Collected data
class TableHeader(ctypes.Structure):
    _fields_ = [
        ("magic", ctypes.c_int32), ("filter", ctypes.c_int32), ("kind", ctypes.c_int32), ("in_size", ctypes.c_int32),
        ("out_size", ctypes.c_int32), ("ksize", ctypes.c_int32), ("align_corners", ctypes.c_int32),
        ("max_taps", ctypes.c_int32), ("transposed", ctypes.c_int32), ("scatter_off", ctypes.c_int32),
        ("scatter_ksize", ctypes.c_int32), ("scatter_max", ctypes.c_int32), ("span64p1", ctypes.c_int32), ("span4p1", ctypes.c_int32), ("gather_off", ctypes.c_int32), ("reserved", ctypes.c_int32 * 1),
    ]


class Axis(ctypes.Structure):
    _fields_ = [
        ("table_dev", ctypes.c_void_p), ("in_size", ctypes.c_int32), ("out_size", ctypes.c_int32),
        ("ksize", ctypes.c_int32), ("max_taps", ctypes.c_int32), ("kind", ctypes.c_int32), ("filter", ctypes.c_int32),
        ("scatter_off", ctypes.c_int32), ("scatter_ksize", ctypes.c_int32), ("scatter_max", ctypes.c_int32),
        ("span64p1", ctypes.c_int32), ("span4p1", ctypes.c_int32), ("gather_off", ctypes.c_int32), ("reserved", ctypes.c_int32 * 2),
    ]


class Convert(ctypes.Structure):
    _fields_ = [("out_layout", ctypes.c_int32), ("normalize", ctypes.c_int32), ("mean", ctypes.c_float * 4),
                ("std", ctypes.c_float * 4), ("flags", ctypes.c_uint32)]


class ManyImage(ctypes.Structure):
    _fields_ = [("data_dev", ctypes.c_void_p), ("H", ctypes.c_int64), ("W", ctypes.c_int64), ("stride_row", ctypes.c_int64),
                ("stride_px", ctypes.c_int64), ("stride_ch", ctypes.c_int64), ("box", ctypes.c_double * 4), ("has_box", ctypes.c_int32),
                ("flags", ctypes.c_int32)]


class ManyHeader(ctypes.Structure):
    _fields_ = [("magic", ctypes.c_int32), ("n", ctypes.c_int32), ("C", ctypes.c_int32), ("oH", ctypes.c_int32), ("oW", ctypes.c_int32),
                ("filter", ctypes.c_int32), ("layout", ctypes.c_int32), ("reserved0", ctypes.c_int32), ("hunits", ctypes.c_int64),
                ("ws_bytes", ctypes.c_int64), ("reserved", ctypes.c_int64 * 2)]


class ManyItem(ctypes.Structure):
    _fields_ = [("src", ctypes.c_void_p), ("row_stride", ctypes.c_int64), ("plane_stride", ctypes.c_int64), ("tab_h", ctypes.c_int64),
                ("tab_w", ctypes.c_int64), ("inter", ctypes.c_int64), ("in0_h", ctypes.c_double), ("in1_h", ctypes.c_double),
                ("in0_w", ctypes.c_double), ("in1_w", ctypes.c_double), ("oy", ctypes.c_int32), ("hull_h", ctypes.c_int32),
                ("ox", ctypes.c_int32), ("hull_w", ctypes.c_int32), ("ksize_h", ctypes.c_int32), ("ksize_w", ctypes.c_int32),
                ("box_on", ctypes.c_int32), ("reserved", ctypes.c_int32)]


MANY_FLIP_X = 1
MANY_STRIP = 64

#### Aim of the exercise:
All lines of the entries containing the string "class" must be shown in full.

#### Written response:
class TableHeader(ctypes.Structure):
class Axis(ctypes.Structure):
class Convert(ctypes.Structure):
class ManyImage(ctypes.Structure):
class ManyHeader(ctypes.Structure):
class ManyItem(ctypes.Structure):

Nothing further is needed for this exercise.